The global economy is expected to grow in 2023 less than expected, according to Fitch Ratings
International agency Fitch Ratings said on Tuesday it had once again revised down its forecast for global gross domestic product (GDP) for next year. He attributed the reduced outlook to rising inflation and a deteriorating outlook for China’s property market.
Fitch now expects global GDP growth of 1.4% in 2023, revised down from the 1.7% figure in its September Global Economic Outlook.
The ratings agency cut its forecast for U.S. growth next year to 0.2% from 0.5% as the pace of monetary policy tightening picks up.
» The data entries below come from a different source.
private:
  static constexpr int EV_INPUT_HEAD = 1020, EV_INPUT_REST = 1021, EV_TOP_R12 = 1022, EV_EARLY_PACK = 1023, EV_INPUT_MID = 1019;
  static constexpr int EV_BC_POTRF = 1008, EV_BC_SCATTER = 1009;
  static constexpr int EV_LA_LEAD = 1010, EV_LA_REST = 1014, LA_STREAM0 = 2, LA_MAX_DEPTH = 2;
  static int64_t lookahead_min() {
    if (getenv("CAPITAL_NO_LOOKAHEAD")) return -1;
    const char* e = getenv("CAPITAL_LOOKAHEAD_MIN");
    if (e) return (int64_t)atoll(e);
    return getenv("CAPITAL_LOOKAHEAD") ? (int64_t)2048 : -1;
  }

  static int lookahead_depth() {
    const char* e = getenv("CAPITAL_LA_DEPTH");
    return e ? std::max(0, std::min(atoi(e), (int)LA_MAX_DEPTH)) : (int)LA_MAX_DEPTH;
  }

  template <typename ArgType>
  static void pack_block(ArgType&, int shape, const double* full, double* packed_dst, int64_t ld, int64_t x0, int64_t x1, int64_t y0,
                         int64_t y1) {
    CAPITAL_CHECK(capi_serialize_shape(capital::handle(), shape, CAPI_RECT, CAPI_UPPERTRI, full, ld, ld, packed_dst, ld, ld,
                                       x0, x1, y0, y1, x0, x1, y0, y1));
  }

  template <typename M, typename CommType>
  static matrix<typename M::ScalarType, typename M::DimensionType, rect> construct(M& src, CommType&& CommInfo) {
    const auto ld = src.num_rows_local();
    matrix<typename M::ScalarType, typename M::DimensionType, rect> ret(src.num_columns_global(), src.num_rows_global(), CommInfo.d, CommInfo.d);
    serialize<typename SP::structure, rect>::invoke(src, ret, 0, ld, 0, ld, 0, ld, 0, ld);
    return ret;
  }

  template <typename ArgType, typename CommType, typename U>
  static void invoke(ArgType& args, CommType&& t, double* R, double* Ri, U ld, U start, U localDim, U globalDim, int wait_ev = -1) {
    using matmult::view;
    capi_handle_t h = capital::handle();
    const U split1 = localDim >> args.split;
    if (((localDim * (U)t.d) <= args.bcDimension) || (split1 < args.split)) {
      if (wait_ev >= 0) CAPITAL_CHECK(capi_event_wait(h, wait_ev));
      CRITTER_START(CI::factor_diag);
      base_case(args, t, R, Ri, ld, start, localDim);
      CRITTER_STOP(CI::factor_diag);
      return;
    }
    ++args.num_levels;
    const U split2 = localDim - split1;
    const bool single = (t.d == 1 && t.c == 1);
    matmult::arena& ws = args.work;
    view R11i{Ri + start + start * ld, ld, split1, split1};
    view A12{R + start + (start + split1) * ld, ld, split1, split2};
    view A22{R + (start + split1) + (start + split1) * ld, ld, split2, split2};
    view R22i{Ri + (start + split1) + (start + split1) * ld, ld, split2, split2};
    view I12{Ri + start + (start + split1) * ld, ld, split1, split2};

    invoke(args, t, R, Ri, ld, start, split1, globalDim >> 1);
    if (wait_ev >= 0) CAPITAL_CHECK(capi_event_wait(h, wait_ev));
    if (start == 0 && args.input_lead > 0 && split1 == args.input_lead) CAPITAL_CHECK(capi_event_wait(h, EV_INPUT_MID));

    const bool top = (localDim == args.localDimension) && args.early_split == split1;
    if (top) CAPITAL_CHECK(capi_event_wait(h, EV_INPUT_REST));
    CRITTER_START(CI::trsm);
    int child_wait = -1;
    bool copy_deferred = false;
    const int64_t mark = ws.top;
    {
      view W{ws.take((int64_t)split1 * split2), split1, split1, split2};
      if (single) {
        CAPITAL_CHECK(capi_dtrmm_oop(h, CAPI_LEFT, CAPI_UPPER, CAPI_TRANS, CAPI_NONUNIT, split1, split2, 1.0, R11i.p, ld, A12.p, ld, W.p, W.ld));
      } else {
        view Tx{ws.take((int64_t)split1 * split1), split1, split1, split1};
        const int64_t np = matmult::summa::tri_count(split1);
        if ((t.x == t.y && !t.multipath) || !matmult::summa::packed_comm()) {
          CAPITAL_CHECK(capi_dlacpy(h, 0, split1, split1, R11i.p, ld, Tx.p, Tx.ld));
          util::transpose_raw(Tx.p, Tx.count(), ws.take(Tx.count()), t, matmult::summa::relay_space(t, Tx.count(), ws));
        } else if (t.x == t.y) {
          CAPITAL_CHECK(capi_dlacpy(h, 0, split1, split1, R11i.p, ld, Tx.p, Tx.ld));
          util::transpose_raw(nullptr, np, nullptr, t, matmult::summa::relay_space(t, np, ws));
        } else {
          double* pk = ws.take(np);
          matmult::summa::pack_tri(R11i, CAPI_UPPER, pk);
          util::transpose_raw(pk, np, ws.take(np), t, matmult::summa::relay_space(t, np, ws));
          matmult::summa::unpack_tri(pk, CAPI_UPPER, Tx);
        }
        matmult::summa::trmm(t, CAPI_LEFT, CAPI_UPPER, CAPI_TRANS, CAPI_NONUNIT, 1.0, Tx, A12, W, ws);
      }
      const U lead = split2 >> args.split;
      const bool a22_splits = !(((split2 * (U)t.d) <= args.bcDimension) || (lead < args.split));
      const bool la = single && a22_splits && lead > 0 && lookahead_min() >= 0 && (int64_t)split2 >= lookahead_min() && args.la_depth < lookahead_depth();
      const bool pack_now = top && !std::is_same<typename SP::structure, rect>::value;
      const bool copy_later = la && pack_now && !getenv("CAPITAL_PACK_AT_ONCE");
      if (!copy_later) CAPITAL_CHECK(capi_dlacpy(h, 0, split1, split2, W.p, W.ld, A12.p, ld));
      copy_deferred = copy_later;
      CRITTER_STOP(CI::trsm);
      auto early_pack = [&](int after_ev) {
        CAPITAL_CHECK(capi_stream_select(h, 1));
        CAPITAL_CHECK(capi_event_wait(h, after_ev));
        if (copy_later) CAPITAL_CHECK(capi_dlacpy(h, 0, split1, split2, W.p, W.ld, A12.p, ld));
        pack_block(args, CAPI_UPPERTRI, R, (double*)args.R.data(), ld, (U)0, split1, (U)0, split1);
        pack_block(args, CAPI_RECT, R, (double*)args.R.data(), ld, split1, ld, (U)0, split1);
        pack_block(args, CAPI_UPPERTRI, Ri, (double*)args.Rinv.data(), ld, (U)0, split1, (U)0, split1);
        CAPITAL_CHECK(capi_event_record(h, EV_EARLY_PACK));
        CAPITAL_CHECK(capi_stream_select(h, 0));
      };
      bool packed_early = false;

      CRITTER_START(CI::tmu);
      if (la) {
        const int depth = args.la_depth;
        const U rest = split2 - lead;
        double* Wr = W.p + (int64_t)lead * W.ld;
        CAPITAL_CHECK(capi_dgemmt(h, CAPI_UPPER, CAPI_TRANS, CAPI_NOTRANS, lead, split1, -1.0, W.p, W.ld, W.p, W.ld, 1.0, A22.p, ld));
        CAPITAL_CHECK(capi_event_record(h, EV_LA_LEAD + depth));
        CAPITAL_CHECK(capi_stream_select(h, LA_STREAM0 + depth));
        CAPITAL_CHECK(capi_event_wait(h, EV_LA_LEAD + depth));
        CAPITAL_CHECK(capi_dgemm(h, CAPI_TRANS, CAPI_NOTRANS, lead, rest, split1, -1.0, W.p, W.ld, Wr, W.ld, 1.0, A22.p + (int64_t)lead * ld, ld));
        CAPITAL_CHECK(capi_dgemmt(h, CAPI_UPPER, CAPI_TRANS, CAPI_NOTRANS, rest, split1, -1.0, Wr, W.ld, Wr, W.ld, 1.0,
                                  A22.p + lead + (int64_t)lead * ld, ld));
        CAPITAL_CHECK(capi_event_record(h, EV_LA_REST + depth));
        CAPITAL_CHECK(capi_stream_select(h, 0));
        child_wait = EV_LA_REST + depth;
        ++args.la_depth;
        if (pack_now && !getenv("CAPITAL_PACK_AT_ONCE")) { early_pack(EV_LA_REST + depth); packed_early = true; }
      } else if (single) {
        CAPITAL_CHECK(capi_dgemmt(h, CAPI_UPPER, CAPI_TRANS, CAPI_NOTRANS, split2, split1, -1.0, W.p, W.ld, W.p, W.ld, 1.0, A22.p, ld));
      } else {
        view Wx{ws.take(W.count()), split1, split1, split2};
        capital::dev_copy(Wx.p, W.p, W.count());
        util::transpose_raw(Wx.p, Wx.count(), ws.take(Wx.count()), t, matmult::summa::relay_space(t, Wx.count(), ws));
        matmult::summa::syrk(t, CAPI_UPPER, CAPI_TRANS, -1.0, W, Wx, 1.0, A22, ws);
      }
      if (pack_now && !packed_early) {
        CAPITAL_CHECK(capi_event_record(h, EV_TOP_R12));
        early_pack(EV_TOP_R12);
      }
      if (child_wait < 0) ws.top = mark;
      CRITTER_STOP(CI::tmu);
    }

    invoke(args, t, R, Ri, ld, start + split1, split2, split2 * (U)t.d, child_wait);
    if (child_wait >= 0) { --args.la_depth; ws.top = mark; }

    CRITTER_START(CI::tmu);
    if (!(!args.complete_inv && (globalDim == args.trueGlobalDimension))) {
      if (copy_deferred) CAPITAL_CHECK(capi_event_wait(h, EV_EARLY_PACK));
      const int64_t mark = ws.top;
      view W2{ws.take((int64_t)split1 * split2), split1, split1, split2};
      matmult::summa::trmm(t, CAPI_LEFT, CAPI_UPPER, CAPI_NOTRANS, CAPI_NONUNIT, 1.0, R11i, A12, W2, ws);
      if (single) {
        matmult::summa::trmm(t, CAPI_RIGHT, CAPI_UPPER, CAPI_NOTRANS, CAPI_NONUNIT, -1.0, R22i, W2, I12, ws);
      } else {
        view W3{ws.take(W2.count()), split1, split1, split2};
        matmult::summa::trmm(t, CAPI_RIGHT, CAPI_UPPER, CAPI_NOTRANS, CAPI_NONUNIT, -1.0, R22i, W2, W3, ws);
        CAPITAL_CHECK(capi_dlacpy(h, 0, split1, split2, W3.p, W3.ld, I12.p, ld));
      }
      ws.top = mark;
    }
    CRITTER_STOP(CI::tmu);
  }

  template <typename ArgType, typename CommType, typename U>
  static void base_case(ArgType& args, CommType&& t, double* R, double* Ri, U ld, U start, U localDim) {
    capi_handle_t h = capital::handle();
    ++args.num_base_cases;
    double* Rb = R + start + start * ld;
    double* Ib = Ri + start + start * ld;
    if (t.d == 1) {
      CAPITAL_CHECK(capi_dpotrf_trtri(h, localDim, Rb, ld, Ib, ld));
      return;
    }
    const int64_t d = (int64_t)t.d, L = (int64_t)localDim, agg = L * d;
    const int64_t span = ((start + localDim) != args.trueLocalDimension) ? agg : agg - (args.trueLocalDimension * d - args.trueGlobalDimension);
    constexpr bool packed_msg = !std::is_same<typename SP::structure, rect>::value;
    const int64_t piece = packed_msg ? L * (L + 1) / 2 : L * L;
    auto pack_piece = [&](const double* blk, double* dst) {
      if (packed_msg) CAPITAL_CHECK(capi_serialize_shape(h, CAPI_UPPERTRI, CAPI_RECT, CAPI_UPPERTRI, blk, ld, ld, dst, L, L, 0, L, 0, L, 0, L, 0, L));
      else CAPITAL_CHECK(capi_dlacpy(h, 0, L, L, blk, ld, dst, L));
    };
    auto unpack_piece = [&](const double* src, double* blk) {
      if (packed_msg) CAPITAL_CHECK(capi_serialize_shape(h, CAPI_UPPERTRI, CAPI_UPPERTRI, CAPI_RECT, src, L, L, blk, ld, ld, 0, L, 0, L, 0, L, 0, L));
      else CAPITAL_CHECK(capi_dlacpy(h, 0, L, L, src, L, blk, ld));
    };
    auto to_cyclic = [&](const double* blocked, double* cyc) {
      if (packed_msg) CAPITAL_CHECK(capi_block_to_cyclic_tri(h, blocked, cyc, L, d));
      else util::block_to_cyclic_rect(blocked, cyc, L, L, d);
    };
    auto to_blocked = [&](double* blocked, const double* cyc) {
      if (packed_msg) CAPITAL_CHECK(capi_cyclic_to_block_tri(h, blocked, cyc, L, d));
      else util::cyclic_to_block_rect(blocked, cyc, L, L, d);
    };
    matmult::arena& ws = args.work;
    const int64_t mark = ws.top;
    double* mine = ws.take(piece);
    double* minei = ws.take(piece);
    const int64_t me = (int64_t)t.x + d * (int64_t)t.y;
    const bool worker = BP::every_layer || t.z == 0;
    if (BP::gather_all) {
      double* blocked = ws.take(piece * d * d);
      double* cyc = ws.take(agg * agg);
      double* cyci = ws.take(agg * agg);
      if (worker) {
        pack_piece(Rb, mine);
        CAPITAL_CHECK(capi_allgather(t.slice, mine, blocked, piece));
        to_cyclic(blocked, cyc);
        capital::dev_zero(cyci, agg * agg);
        CAPITAL_CHECK(capi_dpotrf_trtri(h, span, cyc, agg, cyci, agg));
      }
      if (!BP::every_layer) {
        CAPITAL_CHECK(capi_bcast(t.depth, cyc, agg * agg, 0));
        CAPITAL_CHECK(capi_bcast(t.depth, cyci, agg * agg, 0));
      }
      to_blocked(blocked, cyc);
      unpack_piece(blocked + me * piece, Rb);
      to_blocked(blocked, cyci);
      unpack_piece(blocked + me * piece, Ib);
    } else {
      const bool root = worker && me == 0;
      double *blocked = nullptr, *cyc = nullptr, *cyci = nullptr;
      if (root) { blocked = ws.take(piece * d * d); cyc = ws.take(agg * agg); cyci = ws.take(agg * agg); }
      double* blockedi = (root && BP::overlap) ? ws.take(piece * d * d) : blocked;
      if (worker) {
        pack_piece(Rb, mine);
        CAPITAL_CHECK(capi_gather(t.slice, mine, blocked, piece, 0));
        if (!BP::overlap) {
          if (root) {
            to_cyclic(blocked, cyc);
            capital::dev_zero(cyci, agg * agg);
            CAPITAL_CHECK(capi_dpotrf_trtri(h, span, cyc, agg, cyci, agg));
            to_blocked(blocked, cyc);
          }
          CAPITAL_CHECK(capi_scatter(t.slice, blocked, mine, piece, 0));
          if (root) to_blocked(blocked, cyci);
          CAPITAL_CHECK(capi_scatter(t.slice, blocked, minei, piece, 0));
        } else {
          if (root) {
            to_cyclic(blocked, cyc);
            CAPITAL_CHECK(capi_dpotrf(h, CAPI_UPPER, span, cyc, agg));
            capital::dev_zero(cyci, agg * agg);
            CAPITAL_CHECK(capi_dlacpy(h, 1, span, span, cyc, agg, cyci, agg));
            to_blocked(blocked, cyc);
          }
          CAPITAL_CHECK(capi_event_record(h, EV_BC_POTRF));
          CAPITAL_CHECK(capi_stream_select(h, 1));
          CAPITAL_CHECK(capi_event_wait(h, EV_BC_POTRF));
          CAPITAL_CHECK(capi_scatter(t.slice, blocked, mine, piece, 0));
          CAPITAL_CHECK(capi_event_record(h, EV_BC_SCATTER));
          CAPITAL_CHECK(capi_stream_select(h, 0));
          if (root) {
            CAPITAL_CHECK(capi_dtrtri(h, CAPI_UPPER, CAPI_NONUNIT, span, cyci, agg));
            CAPITAL_CHECK(capi_dtrizero(h, CAPI_UPPER, agg, cyci, agg));
            to_blocked(blockedi, cyci);
          }
          CAPITAL_CHECK(capi_event_wait(h, EV_BC_SCATTER));
          CAPITAL_CHECK(capi_scatter(t.slice, blockedi, minei, piece, 0));
        }
      }
      CAPITAL_CHECK(capi_bcast(t.depth, mine, piece, 0));
      CAPITAL_CHECK(capi_bcast(t.depth, minei, piece, 0));
      unpack_piece(mine, Rb);
      unpack_piece(minei, Ib);
    }
    ws.top = mark;
  }
};

}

It also cut its China growth forecast to 4.1% from 4.5%, “as prospects for a recovery in housing construction fade.”
At the same time, Fitch improved its growth outlook for the euro zone in 2023 to 0.2%, from -0.1%, noting that the gas crisis in the region had eased somewhat, but said that stronger ECB rate hikes would weigh on demand.
The report says the risk of natural gas shortages in the EU and rationing this winter has receded due to the sharp increase in LNG imports and falling gas consumption. However, the crisis is far from over and high wholesale gas prices continue to weigh heavily on business costs and household budgets, Fitch said.
“Controlling inflation is proving more difficult than expected as price pressures widen and entrench. Central bankers need to take off their gloves. It will not be good for growth,” said Brian Coulton, chief economist at Fitch.
The report pointed out that recessions are expected in the euro area and the United Kingdom from the end of 2022, and in the United States during the second and third quarters of 2023. Unemployment is expected to exceed 5% in the United States. USA and UK next year.
“The impact of monetary tightening on the economy is already visible – particularly in housing markets – but broader effects on demand and labor markets will become more apparent over time,” Fitch warned.